Après un essai de ce programme sur un groupe de restaurants de Londres et de Brighton, nous travaillons actuellement à un projet pilote impliquant 5 à 10restaurants situés à Londres et à Totnes, Devon. Nous donnons également une dimension supplémentaire à d’autres initiatives par un dialogue actif sur les étapes pratiques à suivre de la mer à l’assiette.»

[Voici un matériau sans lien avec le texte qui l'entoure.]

constexpr uint32_t GIANT_T = 256;
constexpr uint32_t GIANT_MAX = 48;
constexpr uint32_t GIANT_POINTS = 8192;
__device__ __forceinline__ uint32_t giant_seg(uint32_t cnt) {
    const uint32_t s = ((cnt + 63) / 64 + 63) / 64 * 64;
    return s < 64 ? 64 : s;
}
__global__ __launch_bounds__(256) void k_bucket_stats(const uint32_t* __restrict__ start, uint32_t nb, uint32_t* __restrict__ ctl) {
    prio_hi();
    __shared__ uint32_t wmax[4];
    uint32_t len = 0;
    uint32_t big = 0;
    for (uint32_t b = blockIdx.x * blockDim.x + threadIdx.x; b < nb; b += gridDim.x * blockDim.x) {
        const uint32_t l = start[b + 1] - start[b];
        len = max(len, l);
        big += l > GIANT_POINTS ? 1u : 0u;
    }
    if (big) atomicAdd(&ctl[3], big);
    for (int d = 32; d > 0; d >>= 1) len = max(len, (uint32_t)__shfl_down((int)len, d, 64));
    if ((threadIdx.x & 63) == 0) wmax[threadIdx.x >> 6] = len;
    __syncthreads();
    if (threadIdx.x == 0) {
        len = max(max(wmax[0], wmax[1]), max(wmax[2], wmax[3]));
        if (len) atomicMax(&ctl[1], len);
    }
}
__global__ void k_pick_len(const uint32_t* __restrict__ start, uint32_t nb, uint32_t Lmax, uint32_t Lmin, uint32_t lanes, uint32_t factor, uint32_t cap,
                           uint32_t flat_keeps, uint32_t* __restrict__ ctl) {
    prio_hi();
    const uint32_t nnz = start[nb], biggest = ctl[1];
    const uint32_t q = (nnz + lanes - 1) / lanes;
    uint32_t lw = factor * q;
    if (2 * lw < Lmax) lw = (factor / 2 ? factor / 2 : 1) * q;
    if (ctl[3] > GIANT_MAX) cap = cap > 2048 ? 2048 : cap;
    uint32_t lg = (biggest + cap - 1) / cap;
    uint32_t L = max(max(lw, lg), Lmin);
    if (flat_keeps && biggest <= Lmax && nb * 8 >= lanes) L = Lmax;
    ctl[2] = min(L, Lmax);
}
__global__ void k_task_plan(const uint32_t* start, uint32_t nb, const uint32_t* __restrict__ ctl, uint32_t* ntasks, uint32_t* multi_list, uint32_t* num_multi) {
    prio_hi();
    uint32_t b = blockIdx.x * blockDim.x + threadIdx.x;
    if (b > nb) return;
    if (b == nb) { ntasks[b] = 0; return; }
    const uint32_t L = ctl[2];
    uint32_t cnt = start[b + 1] - start[b];
    uint32_t t = (cnt + L - 1) / L;
    ntasks[b] = t;
    if (t > 1) multi_list[atomicAdd(num_multi, 1u)] = b;
    if (t > GIANT_T) {
        const uint32_t gi = atomicAdd(&num_multi[4], 1u);
        if (gi < GIANT_MAX) num_multi[8 + gi] = b;
    }
}

__device__ __forceinline__ bool block_arrive_is_last(uint32_t* counter, uint32_t expected) {
    __shared__ uint32_t is_last;
    __threadfence();
    asm volatile("s_waitcnt vmcnt(0)" ::: "memory");
    __syncthreads();
    if (threadIdx.x == 0) {
        __threadfence();
        asm volatile("s_waitcnt vmcnt(0)" ::: "memory");
        is_last = (atomicAdd(counter, 1u) + 1 == expected) ? 1u : 0u;
    }
    __syncthreads();
    if (!is_last) return false;
    __threadfence();
    asm volatile("s_waitcnt vmcnt(0)" ::: "memory");
    return true;
}

__global__ __launch_bounds__(256) void k_bucket_stats_pick(const uint32_t* __restrict__ start, uint32_t nb, uint32_t Lmax, uint32_t Lmin, uint32_t lanes, uint32_t factor,
                                                           uint32_t cap, uint32_t flat_keeps, uint32_t* __restrict__ ctl) {
    prio_hi();
    __shared__ uint32_t wmax[4];
    uint32_t len = 0;
    uint32_t big = 0;
    for (uint32_t b = blockIdx.x * blockDim.x + threadIdx.x; b < nb; b += gridDim.x * blockDim.x) {
        const uint32_t l = start[b + 1] - start[b];
        len = max(len, l);
        big += l > GIANT_POINTS ? 1u : 0u;
    }
    if (big) atomicAdd(&ctl[3], big);
    for (int d = 32; d > 0; d >>= 1) len = max(len, (uint32_t)__shfl_down((int)len, d, 64));
    if ((threadIdx.x & 63) == 0) wmax[threadIdx.x >> 6] = len;
    __syncthreads();
    if (threadIdx.x == 0) {
        len = max(max(wmax[0], wmax[1]), max(wmax[2], wmax[3]));
        if (len) atomicMax(&ctl[1], len);
    }
    if (!block_arrive_is_last(&ctl[5], gridDim.x)) return;
    if (threadIdx.x == 0) {
        const uint32_t nnz = start[nb], biggest = atomicAdd(&ctl[1], 0u), nbig = atomicAdd(&ctl[3], 0u);
        const uint32_t q = (nnz + lanes - 1) / lanes;
        uint32_t lw = factor * q;
        if (2 * lw < Lmax) lw = (factor / 2 ? factor / 2 : 1) * q;
        if (nbig > GIANT_MAX) cap = cap > 2048 ? 2048 : cap;
        const uint32_t lg = (biggest + cap - 1) / cap;
        uint32_t L = max(max(lw, lg), Lmin);
        if (flat_keeps && biggest <= Lmax && nb * 8 >= lanes) L = Lmax;
        ctl[2] = min(L, Lmax);
    }
// ... 332 lines not shown
    unsigned first = 32;
    while (first >= cnt && first > 0) first >>= 1;
    for (unsigned d = first; d > 0; d >>= 1) {
        TailPt<F> o = acc.shfl_down(d);
        if (lane < d) acc.add(o);
    }
    if (lane == 0) acc.store(partial + lo);
}
template <class F>
__global__ __launch_bounds__(256) void k_fold_multi(XYZZ<F>* partial, const uint32_t* task_off, const uint32_t* multi_list,
                                                    const uint32_t* num_multi) {
    prio_hi();
    const uint32_t lane = threadIdx.x & 63, wave = threadIdx.x >> 6;
    const uint32_t nm = *num_multi;
    for (uint32_t m = blockIdx.x * 4 + wave; m < nm; m += gridDim.x * 4) {
        uint32_t b = multi_list[m];
        uint32_t t0 = task_off[b], t1 = task_off[b + 1];
        TailPt<F> acc = TailPt<F>::inf();
        uint32_t nheld = t1 - t0;
        bool listed = false;
        if (nheld > GIANT_T) {
            const uint32_t ng = min(num_multi[4], GIANT_MAX);
            listed = __ballot(lane < ng && num_multi[8 + lane] == b) != 0;
        }
        if (listed) {
            const uint32_t S = giant_seg(nheld);
            nheld = (nheld + S - 1) / S;
            if (lane < nheld) acc = TailPt<F>::load(partial + t0 + lane * S);
        } else {
            for (uint32_t t = t0 + lane; t < t1; t += 64) acc.add(TailPt<F>::load(partial + t));
        }
        const uint32_t cnt = min(nheld, 64u);
        unsigned first = 32;
        while (first >= cnt && first > 0) first >>= 1;
        for (unsigned d = first; d > 0; d >>= 1) {
            TailPt<F> o = acc.shfl_down(d);
            if (lane < d) acc.add(o);
        }
        if (lane == 0) acc.store(partial + t0);
    }
}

Quatre étapes pour le changement
Étape 1 – Recueillir l’information
Pour nous aider à étudier les fournisseurs potentiels des restaurants, nous avons recueilli des informations sur près de 1300pêcheries britanniques (qu’est-ce qui est capturé, comment, quand, où) et construit des tableaux de saisonnalité locale. Pour notre projet pilote de Londres, nous nous concentrons sur le Sussex, le Kent et l’Essex ; le Sud-Ouest de l'Angleterre ; le Nord-Est de l’Angleterre et l’Ouest des Highlands. Ceci nous permet de réduire le nombre de kilomètres effectués pour transporter les produits (food miles), de fournir toute une variété d’espèces et d’aider à réduire les ruptures d’approvisionnement causées par le climat britannique !

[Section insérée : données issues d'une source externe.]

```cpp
static int fill_gemm_geo(const iir_gemm_desc* d, Geo& g) {
    if (!d || !d->A || !d->W || !d->C) return IIR_EINVAL;
    if (d->M <= 0 || d->N <= 0 || d->K <= 0 || d->K % BK) return IIR_EINVAL;
    if (d->N % 4 || d->lda % 8 || d->ldc % 4) return IIR_EINVAL;
    if (d->epi != IIR_EPI_PLAIN && (d->N % 16)) return IIR_EINVAL;
    if (d->epi == IIR_EPI_SFT && !d->res) return IIR_EINVAL;
    if (d->rowbias && d->rows_per_rb <= 0) return IIR_EINVAL;
    if (d->epi < IIR_EPI_PLAIN || d->epi > IIR_EPI_XATTN) return IIR_EINVAL;
    if (d->epi == IIR_EPI_XATTN) {
        const iir_attn_kv* kv = d->xattn_kv;
        if (!kv || d->dtype != IIR_DT_F16 || d->N % 128 || d->M % 64 || d->xattn_tq <= 0 || d->xattn_tq % 64 || d->M % d->xattn_tq) return IIR_EINVAL;
        if (d->res || d->rowbias || d->act || d->Ct || d->c_f32 || d->wscale || d->ln_stats_out || d->gn_stats_out || d->splitk_ws) return IIR_EINVAL;
        if (d->ldc % 8 || (uintptr_t)d->C % 16 || (d->tile != 0 && d->tile != 93)) return IIR_EINVAL;
        if (kv[0].Tkv < 1 || kv[0].Tkv > 80 || kv[1].Tkv < 1 || kv[1].Tkv > 64) return IIR_EINVAL;
        for (int sgm = 0; sgm < 2; ++sgm) {
            if (!kv[sgm].K || !kv[sgm].Vt || (uintptr_t)kv[sgm].K % 16 || (uintptr_t)kv[sgm].Vt % 16) return IIR_EINVAL;
            if (kv[sgm].ldk % 8 || kv[sgm].k_batch_stride % 8 || kv[sgm].ldvt % 8 || kv[sgm].vt_batch_stride % 8) return IIR_EINVAL;
            g.xa_k[sgm] = (const f16*)kv[sgm].K; g.xa_ldk[sgm] = kv[sgm].ldk; g.xa_kb[sgm] = kv[sgm].k_batch_stride;
            g.xa_vt[sgm] = (const f16*)kv[sgm].Vt; g.xa_ldvt[sgm] = kv[sgm].ldvt; g.xa_vb[sgm] = kv[sgm].vt_batch_stride;
            g.xa_tk[sgm] = kv[sgm].Tkv;
        }
        g.xa_on = 1; g.xa_tq = d->xattn_tq;
    }
    g.A = (const f16*)d->A; g.lda = d->lda; g.W = (const f16*)d->W; g.C = (f16*)d->C; g.ldc = d->ldc;
    g.M = d->M; g.N = d->N; g.K = d->K;
    g.bias = (const f16*)d->bias; g.rowbias = (const f16*)d->rowbias; g.ldrb = d->ldrb; g.rows_per_rb = d->rows_per_rb;
    g.res = (const f16*)d->res; g.ldr = d->ldr; g.epi = d->epi == IIR_EPI_XATTN ? IIR_EPI_PLAIN : d->epi; g.act = d->act;
    g.out_scale = d->out_scale == 0.f ? 1.f : d->out_scale;
    g.pf = (const char*)d->prefetch; g.pf_lines = d->prefetch ? (int)(d->prefetch_bytes / 128) : 0;
    finish_geo(g);
    if (d->dtype != IIR_DT_F16 && d->dtype != IIR_DT_BF16) return IIR_EINVAL;
    g.dtype = d->dtype;
    if (d->c_f32) {
        if (d->epi != IIR_EPI_PLAIN || d->bias || d->rowbias || d->res || d->Ct || d->act || d->ldc % 4 || (uintptr_t)d->C % 16 || d->splitk_ws) return IIR_EINVAL;
        g.c_f32 = 1;
    }
    if (d->wscale) {
        if (d->c_f32 || d->K % 64 || (uintptr_t)d->W % 16 || (uintptr_t)d->wscale % 16 || d->dtype != IIR_DT_F16) return IIR_EINVAL;
        g.wscale = (const float*)d->wscale;
        g.sk_slabs = nullptr;
    }
    if (d->c_fp8) {
        if (d->epi == IIR_EPI_XATTN || d->epi == IIR_EPI_SFT || d->c_f32 || d->Ct || d->ln_stats_out || d->gn_stats_out || d->dtype != IIR_DT_F16) return IIR_EINVAL;
        g.c_fp8 = 1;
    }
    g.a_scale = 1.f;
    if (d->a_fp8) {
        if (!d->wscale || d->K % 128 || d->lda % 16 || (uintptr_t)d->A % 16 || d->ln_stats_in || d->epi == IIR_EPI_XATTN || d->splitk_ws) return IIR_EINVAL;
        g.f8 = 1;
        g.a_scale = d->a_scale == 0.f ? 1.f : d->a_scale;
        g.K = d->K / 2; g.lda = d->lda / 2;
    }
    if (d->Ct) {
        if (d->epi != IIR_EPI_PLAIN || d->tr_from < 0 || d->tr_from >= d->N || d->tr_from % 8 || d->ldct < d->M) return IIR_EINVAL;
        g.Ct = (f16*)d->Ct; g.ldct = d->ldct; g.tr_from = d->tr_from;
        g.ct_vec = (d->ldct % 8 == 0) && ((uintptr_t)d->Ct % 16 == 0);
    }
    if (d->splitk_ws && d->splitk_ws_bytes > SK_CNT_BYTES) {
        g.sk_cnt = (int*)d->splitk_ws; g.sk_slabs = (float*)((char*)d->splitk_ws + SK_CNT_BYTES); g.sk_bytes = d->splitk_ws_bytes;
    }
    if (d->ln_stats_out) {
        if ((uintptr_t)d->ln_stats_out % 8 || d->c_f32 || d->Ct || d->epi != IIR_EPI_PLAIN) return IIR_EINVAL;
        g.ln_out = (float*)d->ln_stats_out;
    }
    if (d->gn_stats_out) {
        if ((uintptr_t)d->gn_stats_out % 8 || d->M % 64 || d->epi != IIR_EPI_PLAIN || d->c_f32 || d->Ct || d->ln_stats_out || d->wscale) return IIR_EINVAL;
        g.gn_out = (float*)d->gn_stats_out;
    }
    if (d->ln_stats_in) {
        if (!d->ln_colsum || d->ln_parts <= 0 || d->ln_parts > 8 || d->ln_part_cols <= 0 || (long)d->ln_parts * d->ln_part_cols != d->K || d->c_f32 ||
            (uintptr_t)d->ln_stats_in % 8 || (uintptr_t)d->ln_colsum % 16 || !(d->ln_eps > 0.f)) return IIR_EINVAL;
        g.ln_in = (const float*)d->ln_stats_in; g.ln_colsum = (const float*)d->ln_colsum;
        g.ln_parts = d->ln_parts; g.ln_part_cols = d->ln_part_cols; g.ln_eps = d->ln_eps;
    }
    return IIR_OK;
}

extern "C" int iir_conv2d_nhwc_f16(const iir_conv_desc* c, void* stream) {
    (void)hipGetLastError();
    if (!c || !c->X || !c->Wt || !c->Y || !c->zero_page) return IIR_EINVAL;
    if (c->ksize != 3 && c->ksize != 1) return IIR_EINVAL;
// ... 35 lines not shown
```

### instantir_amd/engine.py

```python
from __future__ import annotations

import os

from typing import Dict, List, Optional

import torch

from . import ops
from .config import UNetConfig
from .packing import conv_weight_nhwc, pair_rows
from .weights import skip_channels

F16 = torch.float16
CPAD = 64


class _NullOps:

    def __getattr__(self, name):
        return lambda *a, **k: None


class Arena:

# ... 198 lines not shown
        self.w["temb_all.w"] = torch.cat(ws, 0).contiguous()
        self.w["temb_all.b"] = torch.cat(bs, 0).contiguous()
        if self._ada:
            off, ws, bs = 0, [], []
            for key, w, b in self._ada:
                self._ada_slices[key] = slice(off, off + w.shape[0])
                off += w.shape[0]
                ws.append(w); bs.append(b)
            self.w["ada_all.w"] = torch.cat(ws, 0).contiguous()
            self.w["ada_all.b"] = torch.cat(bs, 0).contiguous()
        del self._temb, self._ada

    def _size_arena(self, fn):
        self.arena.buf, self.arena.off, self.arena.high = None, 0, 0
        self.arena_gen = getattr(self, "arena_gen", 0) + 1
        self.o = _NullOps()
        plain = self.w
        first = not self.units
        self._gnws = ops.gn_workspace(self.device, 64, self.cfg.norm_groups)
        if self._skws is None and os.environ.get("IIR_SPLITK", "0") == "1":
            self._skws = torch.zeros(4096 + 256 * 128 * 160 * 4, dtype=torch.uint8, device=self.device)
        if first:
            self._use_log = []
            self.w = _RecDict(plain, lambda k: self._use_log.append(k))
        try:
            fn()
        finally:
            self.o = ops
            self.w = plain
        if first:
            self._consolidate_weights()
        self.arena.reserve(self.arena.high + 1024)
        self.arena.reset()

    def _consolidate_weights(self):
        order, seen, marks = [], set(), []
        for k in self._use_log:
            if isinstance(k, tuple):
                marks.append(len(order))
            elif k not in seen:
                seen.add(k)
                order.append(k)
        order += [k for k in self.w if k not in seen]
        order = [k for k in order if torch.is_tensor(self.w[k]) and self.w[k].dtype == F16]
        al = lambda n: (n + 127) // 128 * 128
        offs, tot = [], 0
        for k in order:
            offs.append(tot)
            tot += al(self.w[k].numel())
        arena = torch.empty(tot, dtype=F16, device=self.device)
        for k, off in zip(order, offs):
            t = self.w[k]
            v = arena[off:off + t.numel()].view(t.shape)
            v.copy_(t)
            self.w[k] = v
        self._warena = arena
        self.units = [None]
        self._use_log = None

    def _unit(self, name):
        if self._use_log is not None:
            self._use_log.append(("unit", name))

    import os as _os
    PF_MULT = float(_os.environ.get("IIR_PF_MULT", "1"))
    PF_LOOKAHEAD = int(_os.environ.get("IIR_PF_MB", "0")) << 20

    def _pf(self, wt):
        if not self.inkernel_prefetch or self._warena is None or self.o is not ops:
            return None
        base, end = self._warena.data_ptr(), self._warena.data_ptr() + self._warena.numel() * 2
        n = wt.numel() * 2
        lo = wt.data_ptr() + n + self.PF_LOOKAHEAD
        if lo < base or lo >= end or n < (256 << 10):
            return None
        return (lo, min(int(n * self.PF_MULT), end - lo))

    def _begin(self):
        self.arena.reset()

    def _gn_alloc(self, rows, hw, C, K, conv):
        if not self.gn_fuse or hw % 64 or self.arena.dtype != F16 or not ops.gn_supported(rows, C, K, conv):
            return None
        if (hw // 64) * (C // 32) > ops.GN_PARTIALS_MAX:
            return None
        return self.arena.alloc(rows // 64 * C, 4).view(torch.float32).view(rows // 64, C, 2)

    @staticmethod
    def _gn_of(x):
        return getattr(x, "_gn_parts", None)

    def _resnet(self, path, x, R, H, W, temb_all, out=None, eps=1e-5):
        self._unit(path)
        o, w, A = self.o, self.w, self.arena
        HW = H * W
        cin = x.shape[1]
        cout = w[path + ".conv1.w"].shape[0]
        if out is None:
            out = A.alloc(R * HW, cout)
        p_out = self._gn_alloc(R * HW, HW, cout, 9 * cout, True) if self._skws is None else None
        m = A.mark()
        h = A.alloc(R * HW, cin)
        o.groupnorm(x, h, R, HW, w[path + ".norm1.g"], w[path + ".norm1.b"], eps, True, self.cfg.norm_groups, self._gnws,
                    partials=self._gn_of(x))
        h2 = A.alloc(R * HW, cout)
        p2 = self._gn_alloc(R * HW, HW, cout, 9 * cin, True) if self._skws is None else None
        o.conv2d(h.view(R, H, W, cin), w[path + ".conv1.w"], h2, bias=w[path + ".conv1.b"],
                 rowbias=temb_all[:, self._temb_slices[path]], rows_per_rb=HW, prefetch=self._pf(w[path + ".conv1.w"]),
                 splitk_ws=self._skws, gn_out=p2)
        h3 = A.alloc(R * HW, cout)
        o.groupnorm(h2, h3, R, HW, w[path + ".norm2.g"], w[path + ".norm2.b"], eps, True, self.cfg.norm_groups, self._gnws, partials=p2)
        if (path + ".conv_shortcut.w") in w:
            sc = A.alloc(R * HW, cout)
            o.gemm(x, w[path + ".conv_shortcut.w"], sc, bias=w[path + ".conv_shortcut.b"])
        else:
            sc = x
        o.conv2d(h3.view(R, H, W, cout), w[path + ".conv2.w"], out, bias=w[path + ".conv2.b"], res=sc,
                 prefetch=self._pf(w[path + ".conv2.w"]), splitk_ws=self._skws, gn_out=p_out)
        if p_out is not None:
            out._gn_parts = p_out
        A.release(m)
        return out

    def _tblock(self, p, h, R, T, heads, st, ada, lnst=None, last=False):
        self._unit(p)
        o, w, A = self.o, self.w, self.arena
        C = h.shape[1]
        M = R * T
        m = A.mark()
        fold = lnst is not None
        if self.fp8_act and not fold and C % 128 == 0 and isinstance(w[p + ".attn1.qkv.w"], ops.Fp8Weight) and h.dtype == F16:
            self._tblock_fp8(p, h, R, T, heads, st)
            A.release(m)
            return
        n = None if fold else A.alloc(M, C)
        qk = A.alloc(M, 2 * C)
        vt = A.alloc(C, M)
        if fold:
            wqkv = w[p + ".attn1.qkv.lnw"]
            o.gemm(h, wqkv, qk, bias=w[p + ".attn1.qkv.lnb"], prefetch=self._pf(wqkv), out_t=(vt, 2 * C),
                   ln_in=(lnst, w[p + ".attn1.qkv.lncs"], 1e-5))
        else:
            o.layernorm(h, n, w[p + ".norm1.g"], w[p + ".norm1.b"], 1e-5)
            wqkv = w[p + ".attn1.qkv.w"]
            if self.fuse_qkv:
                o.gemm(n, wqkv, qk, prefetch=self._pf(wqkv), out_t=(vt, 2 * C))
            else:
                o.gemm(n, wqkv[:2 * C], qk, prefetch=self._pf(wqkv))
                o.gemm(wqkv[2 * C:], n, vt)
        a = A.alloc(M, C)
        o.attention(qk[:, :C], a, [(qk[:, C:], T, vt, T, T)], R, heads, T, q_prescaled=True)
        o.gemm(a, w[p + ".attn1.to_out.0.w"], h, bias=w[p + ".attn1.to_out.0.b"], res=h,
               prefetch=self._pf(w[p + ".attn1.to_out.0.w"]), ln_out=lnst)
        if self.cross:
            q = qk[:, :C]
            cfg = self.cfg
            nip, ipad = cfg.num_ip_tokens, (cfg.num_ip_tokens + 7) // 8 * 8
            kv = st["kv"][p]
            ipk, ipvt = kv["ipk"], kv["ipvt"]
            segs = [(kv["tk"], cfg.text_len, kv["tvt"], kv["tpad"], cfg.text_len), (ipk, nip, ipvt, ipad, nip)]
            wq = w[p + (".attn2.to_q.lnw" if fold else ".attn2.to_q.w")]
            fuse = (self.xattn_fuse and cfg.head_dim == 64 and C % 128 == 0 and T % 64 == 0 and cfg.text_len <= 80 and nip <= 64 and h.dtype == F16
                    and not isinstance(wq, ops.Fp8Weight))
            if not fold:
                o.layernorm(h, n, w[p + ".norm2.g"], w[p + ".norm2.b"], 1e-5)
            src = h if fold else n
            kw = dict(bias=w[p + ".attn2.to_q.lnb"], ln_in=(lnst, w[p + ".attn2.to_q.lncs"], 1e-5)) if fold else {}
# ... 418 lines not shown
```

Before: 16.98.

Étape 2 – Évaluer les pêcheries
Nous évaluons ensuite à quel point les pêcheries sont «bonnes, propres, équitables» (selon les termes de Slow Food) :
Bonnes – la qualité du poisson
Propres – la durabilité
– l’état du stock
– la sélectivité dans l’équipement de pêche
– les effets écologiques plus généraux
Équitables – des résultats équitables
Nous commençons par le Code de conduite international de la FAO, les évaluations scientifiques régionales des stocks, ainsi que celles du Marine Stewardship Council, et le Fish Online de la Marine Conservation Society. Nous sortons ensuite en mer à bord des navires. Cela prend du temps mais c’est essentiel car il peut y avoir des différences locales dans l’état des stocks, et bien sûr dans les pratiques individuelles des navires. Cela nous permet également d’évaluer la qualité qui peut varier d’un navire à l’autre. Tout ceci est documenté sur notre site Internet (www.pisces-rfr.org), et si nous nous approvisionnons auprès d’un bateau, nous nous mettons également d’accord sur une relation de commerce équitable et sur la route d’approvisionnement. Ceci nous donne trois scores pour les critères du bon, du propre et de l’équitable sur une échelle de cinq – du moins bon au meilleur.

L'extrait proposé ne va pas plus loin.